Cheating Russians, Nazis and luck on a B-17

Published: Friday, Oct. 14 2011 6:52 p.m. MDT

A dummy sits in place at the tail-gunner position at the back of the B-17 'Aluminum Overcast.'

Michael De Groote, Deseret News

WEST JORDAN — The night before I am to fly on a B-17, I watch a video on YouTube of the World War II bombers in combat.

Again and again the planes are shot down. Spinning out of formation and breaking up. Engines fly off wings. Tails collapse. Smoke. Flames. The bombers fall as crews bail out over Nazi Germany and as Messerschmitt Bf 109 fighter planes pound their bigger American counterparts with heavy gunfire.

Watching footage like that can make a person nervous about flying in a vintage airplane.

But the next afternoon, there will be no enemies firing upon the "Aluminum Overcast" — a restored B-17G — as it begins a weekend of flights from South Valley Regional Airport in West Jordan. The plane is a historical artifact, operated by the Experimental Aircraft Association out of the plane's home base in Oskosh, Wis., on its annual nationwide city tour. People can take ground tours through the plane — but the real wonder of the B-17 is reserved for those who fly in it.

On Thursday a few B-17 veterans have been invited to fly along with members of the media.

If they want to.

Ray Brim, 89, is a former B-17 pilot in 92nd Bombardment Group. He flew 25 combat missions over Nazi targets. "We were scared every mission," Brim says. "I never flew a mission but what my plane was damaged."

Dan Ragan, 77, encourages Brim to come on the short flight of the plane: "Come on."

"No way," Brim responds. "I used up all my luck."

Ragan is a Navy veteran of the Korean War and a former B-17 crewmember. In the 1950s he flew along the coasts of Korea and China in a specially modified B-17 called a PB-1W that had advanced radar capabilities to monitor suspected enemy aircraft. His brother was 10 years older and had been a B-17 pilot. "It was a little brother's dream to fly the same plane," he says.

And now he was going to fly in it once again.

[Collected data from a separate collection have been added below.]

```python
def set_post_launch(cb, owner=None) -> None:
    global _POST_LAUNCH
    if cb is None and owner is not None and _POST_LAUNCH is not None and _POST_LAUNCH != owner:
# ... 849 lines not shown
    _ref.check_channels(Cc)
    _chk(dout, torch.bfloat16, "dout", y.numel())
    _chk(y, torch.bfloat16, "y")
    nsh = _chk_stats(stats, "stats", Cc)
    if mask_mode == MASK_OUT:
        _chk(mref, torch.bfloat16, "mref", y.numel())
    C().bn_bwd_reduce(dout.data_ptr(), _p(mref), y.data_ptr(), _p(scale), _p(shift), mean.data_ptr(),
                      invstd.data_ptr(), y.numel() // Cc, Cc, stats.data_ptr(), nsh, mask_mode, stream_ptr())


@_dispatch
def bn_bwd_coeff(stats, count, gamma, mean, invstd, coeff, dgamma=None, dbeta=None, accumulate=False):
    Cc = mean.numel()
    C().bn_bwd_coeff(stats.data_ptr(), _nsh(stats, Cc), Cc, float(count), _p(gamma), mean.data_ptr(), invstd.data_ptr(),
                     coeff.data_ptr(), _p(dgamma), _p(dbeta), int(accumulate), stream_ptr())


@_dispatch
def bn_bwd_apply(dout, y, coeff, dy, *, mask_mode, mref=None, scale=None, shift=None, gout=None, fin=None):
    Cc = y.shape[-1]
    _ref.check_channels(Cc)
    _chk(dy, torch.bfloat16, "dy", y.numel())
    if gout is not None:
        _chk(gout, torch.bfloat16, "gout", y.numel())
    if fin is not None and fin.desc is None:
        fin.run()
        fin = None
    C().bn_bwd_apply(dout.data_ptr(), _p(mref), y.data_ptr(), _p(scale), _p(shift), coeff.data_ptr(),
                     dy.data_ptr(), _p(gout), y.numel(), Cc, mask_mode, stream_ptr(), fin.ptr() if fin else 0)


@_dispatch
def bn_bwd_apply2(g, y1, coeff1, dy1, y2, coeff2, dy2, fin1=None, fin2=None):
    Cc = y1.shape[-1]
    _ref.check_channels(Cc)
    for t, nm in ((g, "g"), (y1, "y1"), (dy1, "dy1"), (y2, "y2"), (dy2, "dy2")):
        _chk(t, torch.bfloat16, nm, y1.numel())
    _chk(coeff1, torch.float32, "coeff1", 3 * Cc)
    _chk(coeff2, torch.float32, "coeff2", 3 * Cc)
    fins = []
    for f in (fin1, fin2):
        if f is not None and f.desc is None:
            f.run()
            f = None
        fins.append(f.ptr() if f else 0)
    C().bn_bwd_apply2(g.data_ptr(), y1.data_ptr(), coeff1.data_ptr(), dy1.data_ptr(), y2.data_ptr(),
                      coeff2.data_ptr(), dy2.data_ptr(), y1.numel(), Cc, stream_ptr(), *fins)


@_dispatch
def maxpool_fwd(x, out, arg, *, K=3, stride=2, pad=1, scale=None, shift=None, relu=True, ymax=None, fin=None):
    N, H, W, Cc = x.shape
    _, P, Q, _ = out.shape
    _ref.check_channels(Cc)
    _chk(x, torch.bfloat16, "x")
    _chk(out, torch.bfloat16, "out")
    _chk(arg, torch.uint8, "arg", out.numel())
    if ymax is not None:
        _chk(ymax, torch.bfloat16, "ymax", out.numel())
    if fin is not None and (fin.desc is None or scale is None):
        fin.run()
        fin = None
    C().maxpool_fwd(x.data_ptr(), _p(scale), _p(shift), out.data_ptr(), arg.data_ptr(), _p(ymax), N, H, W, Cc, P, Q,
                    K, stride, pad, int(relu), stream_ptr(), fin.ptr() if fin else 0)


@_dispatch
def maxpool_bwd(dout, arg, dx, *, K=3, stride=2, pad=1):
    N, H, W, Cc = dx.shape
    _, P, Q, _ = dout.shape
    _chk(dout, torch.bfloat16, "dout")
    _chk(arg, torch.uint8, "arg", dout.numel())
    _chk(dx, torch.bfloat16, "dx")
    C().maxpool_bwd(dout.data_ptr(), arg.data_ptr(), dx.data_ptr(), N, H, W, Cc, P, Q, K, stride, pad, stream_ptr())


def _pool_bn_bwd_check(dpool, arg, y, K, stride):
    N, H, W, Cc = y.shape
    _chk(dpool, torch.bfloat16, "dpool")
    _chk(arg, torch.uint8, "arg", dpool.numel())
    _chk(y, torch.bfloat16, "y")
    if dpool.shape[0] != N or dpool.shape[3] != Cc:
        raise ValueError("pool_bn_bwd: dpool / y shapes disagree")
    if Cc % 8 or 256 % (Cc // 8) or (K + stride - 1) // stride > 2:
        raise ValueError("pool_bn_bwd: unsupported channel count / pool geometry")
    return N, H, W, Cc, dpool.shape[1], dpool.shape[2]


def pool_bn_bwd_supported(C: int, K: int, stride: int) -> bool:
    return C % 8 == 0 and 256 % (C // 8) == 0 and (K + stride - 1) // stride <= 2


@_dispatch
def pool_bn_bwd_reduce(dpool, arg, y, scale, shift, mean, invstd, stats, *, K=3, stride=2, pad=1):
    N, H, W, Cc, Pp, Q = _pool_bn_bwd_check(dpool, arg, y, K, stride)
    nsh = _chk_stats(stats, "stats", Cc)
    C().pool_bn_bwd(dpool.data_ptr(), arg.data_ptr(), y.data_ptr(), scale.data_ptr(), shift.data_ptr(),
                    mean.data_ptr(), invstd.data_ptr(), 0, 0, stats.data_ptr(), nsh, N, H, W, Cc, Pp, Q, K,
                    stride, pad, 0, stream_ptr())


@_dispatch
def pool_bn_bwd_apply(dpool, arg, y, scale, shift, coeff, dy, *, K=3, stride=2, pad=1):
    N, H, W, Cc, Pp, Q = _pool_bn_bwd_check(dpool, arg, y, K, stride)
    _chk(dy, torch.bfloat16, "dy", y.numel())
    C().pool_bn_bwd(dpool.data_ptr(), arg.data_ptr(), y.data_ptr(), scale.data_ptr(), shift.data_ptr(),
                    coeff.data_ptr(), coeff.data_ptr() + 4 * Cc, coeff.data_ptr() + 8 * Cc, dy.data_ptr(), 0, 1,
                    N, H, W, Cc, Pp, Q, K, stride, pad, 1, stream_ptr())


def stem_bwd_supported(C: int, K: int, stride: int, R: int, S: int) -> bool:
    return C == 64 and R <= 8 and S <= 8 and (K + stride - 1) // stride <= 2


@_dispatch
def stem_bwd_fused(dpool, arg, y, scale, shift, coeff, x4, dw, ws, *, K=3, stride=2, pad=1, R=7, S=7,
                   conv_stride=2, conv_pad=3):
    N, H, W, Cc, Pp, Q = _pool_bn_bwd_check(dpool, arg, y, K, stride)
    _chk(x4, torch.bfloat16, "x4")
    _chk(coeff, torch.float32, "coeff", 3 * Cc)
    _chk(scale, torch.float32, "scale", Cc)
    _chk(shift, torch.float32, "shift", Cc)
    _chk(dw, torch.float32, "dw", Cc * 256)
    _chk(ws, torch.float32, "ws")
    Nx, IH, IW, C4 = x4.shape
    if Nx != N or C4 != 4 or conv_out_hw(IH, IW, R, S, conv_stride, conv_pad) != (H, W):
        raise ValueError("stem_bwd_fused: image / stem output shapes disagree")
    if not stem_bwd_supported(Cc, K, stride, R, S):
        raise ValueError("stem_bwd_fused: unsupported geometry")
    n = C().stem_bwd(dpool=dpool.data_ptr(), arg=arg.data_ptr(), y=y.data_ptr(), sc=scale.data_ptr(),
                     sh=shift.data_ptr(), coeff=coeff.data_ptr(), x4=x4.data_ptr(), ws=ws.data_ptr(), ws_cap=ws.numel(),
                     N=N, H=H, W=W, C=Cc, P=Pp, Q=Q, PK=K, pstride=stride, ppad=pad, IH=IH, IW=IW, R=R, S=S,
                     stride=conv_stride, pad=conv_pad, fused=1, st=stream_ptr())
    C().wgrad_reduce(ws.data_ptr(), dw.data_ptr(), Cc * 256, n, 1.0, 0, stream_ptr())
    return dw


@_dispatch
def avgpool_fwd(x, out):
    N, H, W, Cc = x.shape
    _chk(x, torch.bfloat16, "x")
    _chk(out, torch.bfloat16, "out", N * Cc)
    C().avgpool_fwd(x.data_ptr(), out.data_ptr(), N, H * W, Cc, stream_ptr())


@_dispatch
def avgpool_bwd(dout, dx):
    N, H, W, Cc = dx.shape
    _chk(dout, torch.bfloat16, "dout", N * Cc)
    _chk(dx, torch.bfloat16, "dx")
    C().avgpool_bwd(dout.data_ptr(), dx.data_ptr(), N, H * W, Cc, stream_ptr())


@_dispatch
def softmax_ce(logits, labels, dlogits=None, loss_out=None, stats=None, smoothing=0.0, grad_scale=1.0,
               labels2=None, lam=None):
    B, Cc = logits.shape
    if logits.dtype not in (torch.float32, torch.bfloat16) or not logits.is_contiguous():
        raise TypeError("logits must be contiguous fp32/bf16")
    _chk(labels, torch.int64, "labels", B)
    if dlogits is not None:
        _chk(dlogits, logits.dtype, "dlogits", B * Cc)
    if stats is not None:
        _chk(stats, torch.float64, "stats", 2)
    if (labels2 is None) != (lam is None):
        raise ValueError("labels2 and lam come together")
    if labels2 is not None:
        _chk(labels2, torch.int64, "labels2", B)
        _chk(lam, torch.float32, "lam", 1)
    C().softmax_ce(logits.data_ptr(), int(logits.dtype == torch.bfloat16), labels.data_ptr(), _p(dlogits),
                   _p(loss_out), _p(stats), B, Cc, float(smoothing), float(grad_scale), _p(labels2), _p(lam),
                   stream_ptr(), 0, -1.0, 0)

# ... 553 lines not shown
```

Baseline: 17050 images/s.

## Stage pooled grad and argmax bands in LDS for stem pool+BN backward

Reworks the fused maxpool/BN backward kernel so each block handles a band of input rows and first copies the needed pooled-gradient and argmax rows into dynamic shared memory. The overlapping pool windows then read from LDS instead of re-reading global memory for every input row. The y loads are also batched with ILP=4. Band height is picked to fit an LDS budget, and a support check on pooled width is added. The cost is large dynamic LDS, which lowers occupancy, plus extra syncthreads per band.

```diff
diff --git a/dbx_distributed_pytorch_examples_amd/csrc/nn_ops.hip b/dbx_distributed_pytorch_examples_amd/csrc/nn_ops.hip
--- a/dbx_distributed_pytorch_examples_amd/csrc/nn_ops.hip
+++ b/dbx_distributed_pytorch_examples_amd/csrc/nn_ops.hip
@@ -451,6 +451,7 @@
   }
 }
 
+constexpr int PB_ILP = 4;
 template <bool APPLY>
 __global__ __launch_bounds__(256) void pool_bn_bwd_kernel(const bf16* __restrict__ dpool,
                                                           const unsigned char* __restrict__ arg,
@@ -459,7 +460,11 @@
                                                           const float* __restrict__ c2, const float* __restrict__ c3,
                                                           bf16* __restrict__ dy, double* __restrict__ stats, int nshard,
                                                           int N, int H, int W, int C, int P, int Q, int K, int stride,
-                                                          int pad) {
+                                                          int pad, int BH, int PR) {
+  extern __shared__ __attribute__((aligned(16))) unsigned char pb_lds[];
+  const int rowe = Q * C;
+  bf16* sg = reinterpret_cast<bf16*>(pb_lds);
+  unsigned char* sa = pb_lds + (size_t)PR * rowe * sizeof(bf16);
   const int cpt = C >> 3;
   const int tid = threadIdx.x;
   const int c0 = (tid % cpt) * 8;
@@ -470,65 +475,93 @@
   load8f(c2 + c0, k2);
   if (APPLY) load8f(c3 + c0, k3);
   float as[8] = {0, 0, 0, 0, 0, 0, 0, 0}, aq[8] = {0, 0, 0, 0, 0, 0, 0, 0};
-  const int rows = N * H, per_row = W * cpt;
-  for (int row = blockIdx.x; row < rows; row += gridDim.x) {
-    const int n = row / H, h = row - n * H;
-    const int p_lo = max(0, (h + pad - K + stride) / stride), p_hi = min(P - 1, (h + pad) / stride);
-    const int r_lo = h + pad - p_lo * stride;
-    const bool p1 = p_hi >= p_lo, p2 = p_hi > p_lo;
-    const int pc = p1 ? p_lo : 0;
-    const int prow0 = (n * P + pc) * Q, prow1 = (n * P + (p2 ? p_lo + 1 : pc)) * Q;
-    for (int i = tid; i < per_row; i += 256) {
-      const int w = i / cpt;
-      const int q_lo = max(0, (w + pad - K + stride) / stride);
-      u32x4 gd[2][2];
-      uint2 av[2][2];
-      bool ok[2][2];
-#pragma unroll
-      for (int t = 0; t < 2; ++t) {
-        const int q = q_lo + t;
-        const int s = w + pad - q * stride;
-        const bool vq = q < Q && s >= 0 && s < K;
-        const int qq = vq ? q : 0;
-#pragma unroll
-        for (int u = 0; u < 2; ++u) {
-          const int o = ((u ? prow1 : prow0) + qq) * C + c0;
-          gd[u][t] = *reinterpret_cast<const u32x4*>(dpool + o);
-          av[u][t] = *reinterpret_cast<const uint2*>(arg + o);
-          ok[u][t] = vq && (u == 0 ? p1 : p2);
+  const int per_row = W * cpt;
+  const int bpi = (H + BH - 1) / BH, nbands = N * bpi;
+  for (int band = blockIdx.x; band < nbands; band += gridDim.x) {
+    const int n = band / bpi, h0 = (band - n * bpi) * BH, h1 = min(H, h0 + BH);
+    const int pb = max(0, (h0 + pad - K + stride) / stride), pe = min(P - 1, (h1 - 1 + pad) / stride);
+    const int nel = min(max(pe - pb + 1, 0), PR) * rowe, src = (n * P + pb) * rowe;
+    for (int i = tid * 8; i < nel; i += 256 * 8)
+      *reinterpret_cast<u32x4*>(sg + i) = *reinterpret_cast<const u32x4*>(dpool + src + i);
+    if ((rowe & 15) == 0) {
+      for (int i = tid * 16; i < nel; i += 256 * 16)
+        *reinterpret_cast<u32x4*>(sa + i) = *reinterpret_cast<const u32x4*>(arg + src + i);
+    } else {
+      for (int i = tid * 8; i < nel; i += 256 * 8)
+        *reinterpret_cast<uint2*>(sa + i) = *reinterpret_cast<const uint2*>(arg + src + i);
+    }
+    __syncthreads();
+    for (int h = h0; h < h1; ++h) {
+      const int row = n * H + h;
+      const int p_lo = max(0, (h + pad - K + stride) / stride), p_hi = min(P - 1, (h + pad) / stride);
+      const int r_lo = h + pad - p_lo * stride;
+      const bool p1 = p_hi >= p_lo, p2 = p_hi > p_lo;
+      const int pc = p1 ? p_lo - pb : 0;
+      const int prow0 = pc * Q, prow1 = (p2 ? pc + 1 : pc) * Q;
+      for (int i0 = tid; i0 < per_row; i0 += 256 * PB_ILP) {
+        u32x4 yr[PB_ILP];
+#pragma unroll
+        for (int k = 0; k < PB_ILP; ++k) {
+          const int i = i0 + 256 * k;
+          if (i < per_row) yr[k] = *reinterpret_cast<const u32x4*>(y + (row * W + i / cpt) * C + c0);
+        }
+#pragma unroll
+        for (int k = 0; k < PB_ILP; ++k) {
+          const int i = i0 + 256 * k;
+          if (i >= per_row) break;
+          const int w = i / cpt;
+          const int q_lo = max(0, (w + pad - K + stride) / stride);
+          u32x4 gd[2][2];
+          uint2 av[2][2];
+          bool ok[2][2];
+#pragma unroll
+          for (int t = 0; t < 2; ++t) {
+            const int q = q_lo + t;
+            const int s = w + pad - q * stride;
+            const bool vq = q < Q && s >= 0 && s < K;
+            const int qq = vq ? q : 0;
+#pragma unroll
+            for (int u = 0; u < 2; ++u) {
+              const int o = ((u ? prow1 : prow0) + qq) * C + c0;
+              gd[u][t] = *reinterpret_cast<const u32x4*>(sg + o);
+              av[u][t] = *reinterpret_cast<const uint2*>(sa + o);
+              ok[u][t] = vq && (u == 0 ? p1 : p2);
+            }
+          }
+          const int e = (row * W + w) * C + c0;
+          float yv[8];
+          unpack8(yr[k], yv);
+          float g[8] = {0, 0, 0, 0, 0, 0, 0, 0};
+#pragma unroll
+          for (int u = 0; u < 2; ++u)
+#pragma unroll
+            for (int t = 0; t < 2; ++t) {
+              const int r = r_lo - u * stride, s = w + pad - (q_lo + t) * stride;
+              const unsigned me = (unsigned)(r * K + s);
+              float gv[8];
+              unpack8(gd[u][t], gv);
+              const unsigned char* a8 = reinterpret_cast<const unsigned char*>(&av[u][t]);
+#pragma unroll
+              for (int j = 0; j < 8; ++j) g[j] += (ok[u][t] && a8[j] == me) ? gv[j] : 0.f;
+            }
+#pragma unroll
+          for (int j = 0; j < 8; ++j) g[j] = (yv[j] * s_[j] + h_[j]) > 0.f ? g[j] : 0.f;
+          if (APPLY) {
+            float o[8];
+#pragma unroll
+            for (int j = 0; j < 8; ++j) o[j] = k1[j] * g[j] + k2[j] * yv[j] + k3[j];
+            *reinterpret_cast<u32x4*>(dy + e) = pack8(o);
+          } else {
+#pragma unroll
+            for (int j = 0; j < 8; ++j) { as[j] += g[j]; aq[j] += g[j] * (yv[j] - k1[j]) * k2[j]; }
+          }
         }
       }
-      const int e = (row * W + w) * C + c0;
-      float yv[8];
-      unpack8(*reinterpret_cast<const u32x4*>(y + e), yv);
-      float g[8] = {0, 0, 0, 0, 0, 0, 0, 0};
-#pragma unroll
-      for (int u = 0; u < 2; ++u)
-#pragma unroll
-        for (int t = 0; t < 2; ++t) {
-          const int r = r_lo - u * stride, s = w + pad - (q_lo + t) * stride;
-          const unsigned me = (unsigned)(r * K + s);
-          float gv[8];
-          unpack8(gd[u][t], gv);
-          const unsigned char* a8 = reinterpret_cast<const unsigned char*>(&av[u][t]);
-#pragma unroll
-          for (int j = 0; j < 8; ++j) g[j] += (ok[u][t] && a8[j] == me) ? gv[j] : 0.f;
-        }
-#pragma unroll
-      for (int j = 0; j < 8; ++j) g[j] = (yv[j] * s_[j] + h_[j]) > 0.f ? g[j] : 0.f;
-      if (APPLY) {
-        float o[8];
-#pragma unroll
-        for (int j = 0; j < 8; ++j) o[j] = k1[j] * g[j] + k2[j] * yv[j] + k3[j];
-        *reinterpret_cast<u32x4*>(dy + e) = pack8(o);
-      } else {
-#pragma unroll
-        for (int j = 0; j < 8; ++j) { as[j] += g[j]; aq[j] += g[j] * (yv[j] - k1[j]) * k2[j]; }
-      }
-    }
+    }
+    __syncthreads();
   }
   if (!APPLY) {
-    __shared__ float red[2][256 * 8];
+    float(*red)[256 * 8] = reinterpret_cast<float(*)[256 * 8]>(pb_lds);
 #pragma unroll
     for (int j = 0; j < 8; ++j) { red[0][tid * 8 + j] = as[j]; red[1][tid * 8 + j] = aq[j]; }
     __syncthreads();
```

Ragan and his clutch of passengers climb aboard the B-17 and strap themselves in. The engines start up. Vibrations and bouncing fill the fuselage as the bomber begins to taxi to the runway. On the ceiling are wire control cables that move back and forth as the pilot controls the tail rudder.

Then the engines really cut in with a sustained growl as the plane picks up speed. The tail section rises off the ground, and then the front wheels rise as the 66-year-old flying fortress zooms into a clear blue sky.

At that point everybody unbuckles their seatbelts and begins to explore the plane, walking around the belly ball gun turret in the floor and then across the bomb-bay catwalk.

The bay is full of bombs — they are empty, but it is a grim reminder of the plane's original purpose. The seam between the doors is not tight and the bright light from outside shines through. A high hissing sound complements the unceasing throb of engines.

At the front of the plane passengers can go up to the cockpit or down to the very front of the plane where a chair is perched in a clear Plexiglas nose tip. This is where the bombadier made his calculations with the top-secret Norden bombsight.

Throughout the plane are machine guns and long streams of ammunition belts; each gun had only about one minute's worth of shooting time.

Ragan sits at the radio station. He is in a full tan flight suit like he wore in Korea.

Everybody is all smiles as the plane makes its way back to the airport. After a smooth landing, the plane taxis back to outside the hanger.

Now that it is quiet, the WWII B-17 pilot Brim comes on board and slowly makes his way to the front of the plane — back to the cockpit.